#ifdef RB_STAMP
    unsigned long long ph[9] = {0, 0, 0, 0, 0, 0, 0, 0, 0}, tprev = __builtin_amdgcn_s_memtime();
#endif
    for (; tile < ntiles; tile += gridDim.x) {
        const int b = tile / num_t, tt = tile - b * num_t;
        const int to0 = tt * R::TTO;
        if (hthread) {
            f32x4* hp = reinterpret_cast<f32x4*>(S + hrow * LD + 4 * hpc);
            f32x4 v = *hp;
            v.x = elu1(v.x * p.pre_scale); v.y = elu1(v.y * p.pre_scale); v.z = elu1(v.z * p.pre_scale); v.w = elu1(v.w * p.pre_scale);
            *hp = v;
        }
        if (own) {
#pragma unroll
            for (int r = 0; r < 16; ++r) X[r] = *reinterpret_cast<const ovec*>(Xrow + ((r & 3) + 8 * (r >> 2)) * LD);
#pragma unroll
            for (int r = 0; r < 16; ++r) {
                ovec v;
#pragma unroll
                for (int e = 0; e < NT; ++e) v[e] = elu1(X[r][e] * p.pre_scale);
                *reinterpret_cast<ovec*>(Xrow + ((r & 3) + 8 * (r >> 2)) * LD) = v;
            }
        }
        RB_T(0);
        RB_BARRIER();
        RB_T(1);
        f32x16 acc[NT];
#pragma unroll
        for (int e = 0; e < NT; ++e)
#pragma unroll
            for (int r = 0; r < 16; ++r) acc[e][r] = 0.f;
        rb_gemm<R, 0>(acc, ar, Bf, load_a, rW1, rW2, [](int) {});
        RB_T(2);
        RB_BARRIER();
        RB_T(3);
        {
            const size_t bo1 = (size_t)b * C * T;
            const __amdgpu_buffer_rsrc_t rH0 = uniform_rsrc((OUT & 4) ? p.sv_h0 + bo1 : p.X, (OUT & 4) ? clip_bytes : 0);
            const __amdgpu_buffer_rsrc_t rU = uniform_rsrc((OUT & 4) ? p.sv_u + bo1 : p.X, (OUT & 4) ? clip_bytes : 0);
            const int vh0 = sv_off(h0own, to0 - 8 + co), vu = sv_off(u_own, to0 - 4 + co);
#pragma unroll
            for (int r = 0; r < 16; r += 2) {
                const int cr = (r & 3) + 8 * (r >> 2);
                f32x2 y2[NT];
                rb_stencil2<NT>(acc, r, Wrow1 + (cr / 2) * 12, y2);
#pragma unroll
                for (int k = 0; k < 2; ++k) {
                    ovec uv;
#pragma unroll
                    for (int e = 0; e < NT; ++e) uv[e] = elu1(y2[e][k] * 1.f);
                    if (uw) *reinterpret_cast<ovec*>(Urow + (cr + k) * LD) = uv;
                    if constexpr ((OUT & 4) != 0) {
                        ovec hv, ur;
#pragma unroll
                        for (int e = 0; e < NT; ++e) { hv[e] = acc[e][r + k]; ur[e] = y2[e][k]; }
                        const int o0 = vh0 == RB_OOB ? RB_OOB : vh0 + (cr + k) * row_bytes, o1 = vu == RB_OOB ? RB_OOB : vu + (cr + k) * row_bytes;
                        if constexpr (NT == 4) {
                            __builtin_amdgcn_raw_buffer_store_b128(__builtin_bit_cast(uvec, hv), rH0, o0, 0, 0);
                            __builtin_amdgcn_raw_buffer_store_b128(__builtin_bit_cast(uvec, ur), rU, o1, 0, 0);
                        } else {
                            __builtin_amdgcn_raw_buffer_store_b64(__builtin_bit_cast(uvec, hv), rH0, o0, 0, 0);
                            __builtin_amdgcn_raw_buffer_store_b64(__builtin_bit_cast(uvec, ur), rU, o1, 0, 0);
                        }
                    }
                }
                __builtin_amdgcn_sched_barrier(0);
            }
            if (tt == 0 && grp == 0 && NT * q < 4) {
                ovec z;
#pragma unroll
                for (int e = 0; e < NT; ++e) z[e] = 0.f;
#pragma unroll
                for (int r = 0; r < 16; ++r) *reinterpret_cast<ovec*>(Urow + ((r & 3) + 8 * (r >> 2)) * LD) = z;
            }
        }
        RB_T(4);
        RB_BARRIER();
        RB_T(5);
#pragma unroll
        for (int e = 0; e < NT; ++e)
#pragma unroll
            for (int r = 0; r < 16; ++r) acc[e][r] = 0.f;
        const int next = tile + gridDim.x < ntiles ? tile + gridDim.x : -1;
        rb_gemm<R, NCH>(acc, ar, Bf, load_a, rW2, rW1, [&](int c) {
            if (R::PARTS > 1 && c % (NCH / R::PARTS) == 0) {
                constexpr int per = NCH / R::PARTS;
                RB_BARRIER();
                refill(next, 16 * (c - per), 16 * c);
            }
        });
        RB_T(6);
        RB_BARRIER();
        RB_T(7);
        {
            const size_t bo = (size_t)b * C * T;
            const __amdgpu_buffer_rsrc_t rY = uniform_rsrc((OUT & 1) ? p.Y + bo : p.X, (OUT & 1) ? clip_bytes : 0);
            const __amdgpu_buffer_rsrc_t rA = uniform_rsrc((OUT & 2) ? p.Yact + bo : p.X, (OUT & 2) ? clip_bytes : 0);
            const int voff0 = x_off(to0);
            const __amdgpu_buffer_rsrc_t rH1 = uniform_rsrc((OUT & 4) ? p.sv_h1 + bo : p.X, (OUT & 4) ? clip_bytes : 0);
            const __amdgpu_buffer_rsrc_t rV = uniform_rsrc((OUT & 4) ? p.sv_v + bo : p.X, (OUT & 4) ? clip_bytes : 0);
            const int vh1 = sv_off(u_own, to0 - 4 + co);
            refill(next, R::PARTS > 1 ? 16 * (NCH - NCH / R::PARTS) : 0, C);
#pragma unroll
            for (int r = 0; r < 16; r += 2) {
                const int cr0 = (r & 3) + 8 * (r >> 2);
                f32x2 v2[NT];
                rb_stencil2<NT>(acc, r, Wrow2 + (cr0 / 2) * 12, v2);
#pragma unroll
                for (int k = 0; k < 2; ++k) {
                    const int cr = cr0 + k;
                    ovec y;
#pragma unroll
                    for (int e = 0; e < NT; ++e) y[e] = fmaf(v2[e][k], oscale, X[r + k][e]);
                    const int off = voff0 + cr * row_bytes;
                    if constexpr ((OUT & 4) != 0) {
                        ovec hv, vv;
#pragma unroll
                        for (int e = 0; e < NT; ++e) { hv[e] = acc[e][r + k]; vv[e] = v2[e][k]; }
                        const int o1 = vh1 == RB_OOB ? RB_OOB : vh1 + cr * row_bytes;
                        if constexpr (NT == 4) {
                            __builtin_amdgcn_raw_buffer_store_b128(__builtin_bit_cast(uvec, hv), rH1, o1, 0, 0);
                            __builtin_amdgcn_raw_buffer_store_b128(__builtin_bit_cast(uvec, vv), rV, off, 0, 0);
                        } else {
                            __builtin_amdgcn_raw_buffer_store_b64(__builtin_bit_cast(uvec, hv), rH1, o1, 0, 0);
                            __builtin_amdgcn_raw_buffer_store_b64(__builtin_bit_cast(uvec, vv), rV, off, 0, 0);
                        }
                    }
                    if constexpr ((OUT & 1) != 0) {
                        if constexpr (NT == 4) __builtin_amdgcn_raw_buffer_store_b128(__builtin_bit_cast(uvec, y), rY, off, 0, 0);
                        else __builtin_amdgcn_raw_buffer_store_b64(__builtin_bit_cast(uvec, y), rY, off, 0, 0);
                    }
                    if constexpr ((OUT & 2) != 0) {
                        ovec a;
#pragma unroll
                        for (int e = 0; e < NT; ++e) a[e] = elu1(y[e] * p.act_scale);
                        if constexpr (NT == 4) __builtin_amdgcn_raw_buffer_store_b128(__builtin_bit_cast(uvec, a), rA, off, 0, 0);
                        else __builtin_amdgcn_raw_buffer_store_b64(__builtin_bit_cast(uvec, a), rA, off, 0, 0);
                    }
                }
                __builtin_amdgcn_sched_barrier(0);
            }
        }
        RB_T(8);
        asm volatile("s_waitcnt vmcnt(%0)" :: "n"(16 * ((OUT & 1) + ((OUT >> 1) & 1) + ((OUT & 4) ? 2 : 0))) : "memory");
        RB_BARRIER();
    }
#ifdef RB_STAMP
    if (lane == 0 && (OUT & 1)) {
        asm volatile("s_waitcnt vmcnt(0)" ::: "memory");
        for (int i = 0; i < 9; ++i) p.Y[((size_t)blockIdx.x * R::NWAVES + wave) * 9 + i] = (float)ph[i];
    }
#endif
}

Work item: Retype, exactly and in full, the lines above from the one containing "const __amdgpu_buffer_rsrc_t rA" through the one containing "const int vh1".

Written reply:
            const __amdgpu_buffer_rsrc_t rA = uniform_rsrc((OUT & 2) ? p.Yact + bo : p.X, (OUT & 2) ? clip_bytes : 0);
            const int voff0 = x_off(to0);
            const __amdgpu_buffer_rsrc_t rH1 = uniform_rsrc((OUT & 4) ? p.sv_h1 + bo : p.X, (OUT & 4) ? clip_bytes : 0);
            const __amdgpu_buffer_rsrc_t rV = uniform_rsrc((OUT & 4) ? p.sv_v + bo : p.X, (OUT & 4) ? clip_bytes : 0);
            const int vh1 = sv_off(u_own, to0 - 4 + co);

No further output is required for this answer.